In light of the current pace at which 2D materials are being identified, we cannot expect that each new candidate is grown experimentally with high quality and then devices with various geometries are fabricated, characterized and optimized. Instead, simulations can be used to efficiently determine and optimize materials properties and device characteristics and filter only a few systems to send then to the laboratory. Promising candidates can be considered, for instance, by looking for materials chemically similar to existing ones. As an example, two new monolayer materials composed of group-V elements (in analogy with phosphorene) have been recently theoretically investigated: arsenene and antimonene^13,14,15,16, made of As and Sb, respectively. The authors have put forward the hypothesis that they could be attractive for device applications.

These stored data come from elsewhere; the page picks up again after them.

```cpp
template <int T, int DIVMODE, int NV, typename S, bool DIVSRC = false, bool ADDSRC = false>
__global__ __launch_bounds__(256, tb_waves_per_simd(T, NV)) void k_jacobi_tb(TbBatch batch, int pitch, int n, int row_lo,
                                                                             int row_hi, int rb, int rb_edge, TbGrid g, int fill)
{
    static_assert(!DIVSRC || DIVMODE == 4, "the divergence-sourced launch is the first launch of a pressure solve");
    static_assert(!(DIVSRC && ADDSRC) && (!ADDSRC || DIVMODE != 3), "one second store per launch; mode 3's tiles are taken from the summed field");
    const unsigned per_xcd = gridDim.x >> 3;
    unsigned vid = (blockIdx.x & 7u) * per_xcd + (blockIdx.x >> 3);
    if (vid >= (unsigned)(g.inner_blocks + g.edge_blocks)) return;
    int win, strip_group;
    if (vid < (unsigned)g.inner_blocks) {
        win = 1 + (int)(vid % (unsigned)g.inner_wins);
        strip_group = (int)(vid / (unsigned)g.inner_wins);
    } else {
// ... 15 lines not shown
    if (batch.mk != nullptr) {
        typedef const TbMemberK __attribute__((address_space(4))) * MemberKPtr;
        const MemberKPtr mk = (MemberKPtr)(uintptr_t)batch.mk + ((size_t)sv * (unsigned)batch.members + member);
        alpha = mk->alpha;
        beta = mk->beta;
        yd = mk->yd;
        k_hi = mk->hi;
        k_lo = mk->lo;
        x0_inc = mk->x0_inc;
        if (ADDSRC) div_scale = mk->div_scale;
        if (DIVMODE == 3) tile_thr = mk->tile_thr;
    }
    const int b = batch.b[sv];
    constexpr int HL = (T + NV - 1) / NV;
    constexpr int VS = 64 - 2 * HL;
    constexpr int C0 = (XOFF + 1) / NV;
    static_assert((XOFF + 1) % NV == 0 && HL <= C0, "window overlap must fit the row's left pad");
    const int lane = threadIdx.x & 63;
    const int strip = strip_group * 4 + __builtin_amdgcn_readfirstlane(threadIdx.x >> 6);
    const int kg = n / NV;
    const bool left_edge = (win == 0);
    const bool right_edge = (kg >= win * VS - HL) && (kg < win * VS - HL + 64);
    const bool edge = left_edge || right_edge;
    const int rbw = edge ? rb_edge : rb;
    TbArgs<S, NV> a;
    a.k.yd = yd;
    a.k.lo = k_lo;
    a.k.hi = k_hi;
    a.x0_inc = x0_inc;
    int seg_hi = row_hi;
    a.q_lo = row_lo + strip * rbw;
    if (g.hole_lo < g.hole_hi) {
        const int top = (g.hole_lo - row_lo + rbw - 1) / rbw;
        if (strip < top) seg_hi = g.hole_lo;
        else a.q_lo = g.hole_hi + (strip - top) * rbw;
    }
    if (a.q_lo >= seg_hi) return;
    a.q_hi = min(a.q_lo + rbw, seg_hi);
    a.s_lo = a.q_lo == 1 ? 0 : a.q_lo;
    a.s_hi = a.q_hi == n + 1 ? n + 2 : a.q_hi;
    const int k = win * VS - HL + lane;
    const int nvec = (n + NV - 1) / NV;
    const bool ld_ok = k <= pitch / NV - C0 - 1;
    const ptrdiff_t cofs = (ptrdiff_t)(XOFF + 1) + NV * (ptrdiff_t)(ld_ok ? k : 0);
    a.xc = x + cofs;
    a.rc = x0 + cofs;
    a.oc = out + cofs;
    {
        const unsigned field_bytes = (unsigned)((size_t)(n + 2) * (size_t)pitch * sizeof(S));
        a.bx = __builtin_amdgcn_make_buffer_rsrc(const_cast<S*>(x), 0, (batch.x_zero[sv] && !DIVSRC) ? 0u : field_bytes, 0x00020000);
        a.br = __builtin_amdgcn_make_buffer_rsrc(const_cast<S*>(x0), 0, field_bytes, 0x00020000);
        a.bo = __builtin_amdgcn_make_buffer_rsrc(out, 0, field_bytes, 0x00020000);
        S* dv = (DIVSRC || ADDSRC) ? static_cast<S*>(batch.div[sv]) + mofs : out;
        a.dc = dv + cofs;
        a.bd = __builtin_amdgcn_make_buffer_rsrc(dv, 0, field_bytes, 0x00020000);
        a.div_scale = div_scale;
        a.row_bytes = (unsigned)((size_t)pitch * sizeof(S));
        const unsigned col = (unsigned)((XOFF + 1 + NV * (ptrdiff_t)k) * (ptrdiff_t)sizeof(S));
        a.ld_off = ld_ok ? col : kBufOff;
    }
    a.n = n;
    a.cg = n % NV;
    a.is_lg = (k == -1);
    const bool is_rg = (k == kg);
    const bool own = (lane >= HL) && (lane < 64 - HL);
    const bool st_int = own && k >= 0 && k < nvec;
    a.st_rg_lane = is_rg && (own || k == nvec);
    a.m_lg = a.is_lg ? 0xFFFFFFFFu : 0u;
#pragma unroll
    for (int c = 0; c < NV; ++c) a.m_r[c] = (is_rg && a.cg == c) ? 0xFFFFFFFFu : 0u;
    a.st_off = (ld_ok && (st_int || a.is_lg || a.st_rg_lane)) ? a.ld_off : kBufOff;
    a.sx = (b == 1) ? 0x80000000u : 0u;
    a.sy = (b == 2) ? 0x80000000u : 0u;
    a.alpha = alpha;
    a.k.beta = beta;
    a.fill = fill != 0;
    const int t0 = max(0, a.q_lo - T), t1 = a.q_hi - 1 + T;
    const bool wall = (a.q_lo < T) || (a.q_hi - 1 + T > n + 1);
    constexpr int DM = DIVMODE == 3 ? 2 : DIVMODE;
    bool two_term = false;
    if constexpr (DIVMODE == 3) {
        const unsigned* __restrict__ tiles = batch.tiles[sv] ? batch.tiles[sv] + (size_t)member * batch.tile_mstride : nullptr;
        const unsigned thr = tile_thr;
        const int tr0 = (max(1, a.q_lo - T + 1) - 1) / kTileRows, tr1 = (min(n, a.q_hi + T - 2) - 1) / kTileRows;
        const int c0 = max(1, 1 + NV * (win * VS - HL)), c1 = min(n, NV * (win * VS - HL + 64));
        const int tc0 = (c0 - 1) / kTileCols, tc1 = (c1 - 1) / kTileCols, ntc = tc1 - tc0 + 1;
        const int count = (tr1 - tr0 + 1) * ntc;
        bool low = false;
        if (tiles != nullptr)
            for (int i = lane; i < count; i += 64)
                low |= tiles[(size_t)(tr0 + i / ntc) * batch.tile_pitch + (tc0 + i % ntc)] < thr;
        two_term = tiles != nullptr && __builtin_amdgcn_ballot_w64(low) == 0ull;
    }
    if (two_term) {
        tb_march_any<T, DIVMODE, S, NV>(edge, wall, t0, t1, a);
    } else {
        const bool again = tb_march_any<T, DM, S, NV, DIVSRC, ADDSRC>(edge, wall, t0, t1, a);
        if constexpr (DIVMODE == 5) {
            if (again) tb_march_any<T, 2, S, NV, false, ADDSRC>(edge, wall, t0, t1, a);
        }
    }
}

template <typename S>
__global__ __launch_bounds__(256) void k_tile_min_abs(TileBatch tb, int pitch, int n, int row_lo, int row_hi, int tile_row0, int tile_pitch)
{
    const unsigned member = blockIdx.z / (unsigned)tb.count, sv = blockIdx.z - member * (unsigned)tb.count;
    const S* __restrict__ f = static_cast<const S*>(tb.field[sv]) + (size_t)member * tb.mstride;
    unsigned* __restrict__ out = tb.tiles[sv] + (size_t)member * tb.tile_mstride;
    const int lane = threadIdx.x & 63, wave = threadIdx.x >> 6;
    const int tr = tile_row0 + blockIdx.y;
    const int j = 1 + 4 * (lane + 64 * (blockIdx.x * 4 + wave));
    const int i0 = max(row_lo, 1 + tr * kTileRows), i1 = min(row_hi, 1 + (tr + 1) * kTileRows);
    const size_t P = (size_t)pitch;
    float m = __builtin_inff();
    if (j <= n)
        for (int i = i0; i < i1; ++i) {
            const float4 v = ld4(f + (size_t)i * P + XOFF + j);
            m = fminf(m, fabsf(v.x));
            if (j + 1 <= n) m = fminf(m, fabsf(v.y));
            if (j + 2 <= n) m = fminf(m, fabsf(v.z));
            if (j + 3 <= n) m = fminf(m, fabsf(v.w));
// ... 1198 lines not shown
```

### fluidsimulationcuda_amd/csrc/fluid_solver.hip

```cpp
#include <hip/hip_runtime.h>

#include <algorithm>
#include <cmath>
#include <cstdarg>
#include <cstdio>
#include <cstring>
#include <functional>
#include <mutex>
#include <new>
#include <string>
#include <unordered_map>
#include <vector>

#include "fluid_ctx.h"

namespace fluid_detail {

thread_local std::string g_err;

int fail(int code, const char* fmt, ...)
{
    char buf[512];
    va_list ap;
    va_start(ap, fmt);
// ... 465 lines not shown
        std::vector<int> cand;
        std::vector<float> best_ms;
        std::vector<int> samples, issued;
        int fixed = 0;
        std::string what;
    };
    std::mutex mu;
    std::unordered_map<unsigned long long, Entry> table;
};
RbTuner& rb_tuner()
{
    static RbTuner t;
    return t;
}
constexpr int kTuneSamples = 2;

unsigned long long tune_key(const fluid_ctx* c, int T, int m, int divmode, long long rows_n)
{
    int dev = 0;
    (void)hipGetDevice(&dev);
    unsigned long long h = 1469598103934665603ull;
    for (unsigned long long v : {(unsigned long long)dev, (unsigned long long)c->n, (unsigned long long)rows_n, (unsigned long long)T,
                                 (unsigned long long)m, (unsigned long long)divmode, (unsigned long long)c->tb_nv, (unsigned long long)c->st,
                                 (unsigned long long)c->tb_edge_pct, (unsigned long long)c->tb_fill,
                                 (unsigned long long)c->members}) {
        h ^= v;
        h *= 1099511628211ull;
    }
    return h;
}

void tune_harvest(fluid_ctx* c)
{
    if (c->trials.empty()) return;
    RbTuner& t = rb_tuner();
    std::lock_guard<std::mutex> lock(t.mu);
    size_t keep = 0;
    for (size_t k = 0; k < c->trials.size(); ++k) {
        fluid_ctx::Trial& tr = c->trials[k];
        if (hipEventQuery(tr.b) != hipSuccess) {
            c->trials[keep++] = tr;
            continue;
        }
        float ms = 0.f;
        auto it = t.table.find(tr.key);
        if (hipEventElapsedTime(&ms, tr.a, tr.b) == hipSuccess && it != t.table.end() && !it->second.fixed) {
            RbTuner::Entry& e = it->second;
// ... 273 lines not shown
    if (m == 0) return FLUID_OK;
    TRY(xchg_join(c));
    if (c->nranks > 1)
        HIP_TRY(hipMemsetAsync(solve_tiles(c, B.scratch_base), 0, (size_t)B.count * c->members * tile_words(c) * sizeof(unsigned), c->stream));
    int lo, hi;
    rows(c, std::min(valid, c->n), &lo, &hi);
    fluid::launch_tile_min_abs(c->stream, c->st, tb, m, c->pitch, c->n, lo, hi, fluid::tile_pitch(c->n), c->mb(), tile_words(c));
    return FLUID_OK;
}

int batch_reach(const fluid_ctx* c, const Batch& B)
{
    int r = kEverywhere;
    for (int k = 0; k < B.count; ++k) r = std::min(r, std::min(c->field[B.cur[k]].reach, c->field[B.sv[k].x0].reach + 1));
    return r;
}

fluid::TbMemberK solve_constants(const Batch& B, int j, int m, const MemberVal& x0_inc, const MemberVal& div_scale)
{
    const DivPlan& p = B.plan[j][B.plan[j].size() > 1 ? (size_t)m : 0];
    return {p.yd, B.sv[j].k->alpha.at(m), p.arg, p.hi, p.lo, x0_inc.at(m), div_scale.at(m), p.tile_thr, 0};
}
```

While this suggestion is reasonable, only an accurate simulation of a complete device can support this hypothesis and will further stimulate experimental interest¹⁷ in these novel 2D materials.

This task is not straightforward, however, because the simulation of a device requires a preliminary characterization of the material. While properties and parameters are available in the literature for well-studied systems (such as bulk Si or III–V semiconductors), in the case of new materials they are typically not available, nor they can be easily extracted from known systems; they must instead be calculated from first principles. This can be true even in simple cases: for instance, despite their chemical similarity, arsenene and antimonene display very different electronic and mechanical properties with respect to phosphorene, as they originate from different allotropes and have thus a completely different crystal structure. On the other hand, performing a full-device simulation directly from first principles is computationally out of reach. Device simulators based on effective tight-binding Hamiltonians^18,19 are viable, but require the knowledge of on-site and hopping energies, and a few different methods have been proposed in the literature to address the issue of bridging the different simulation scales^20,21.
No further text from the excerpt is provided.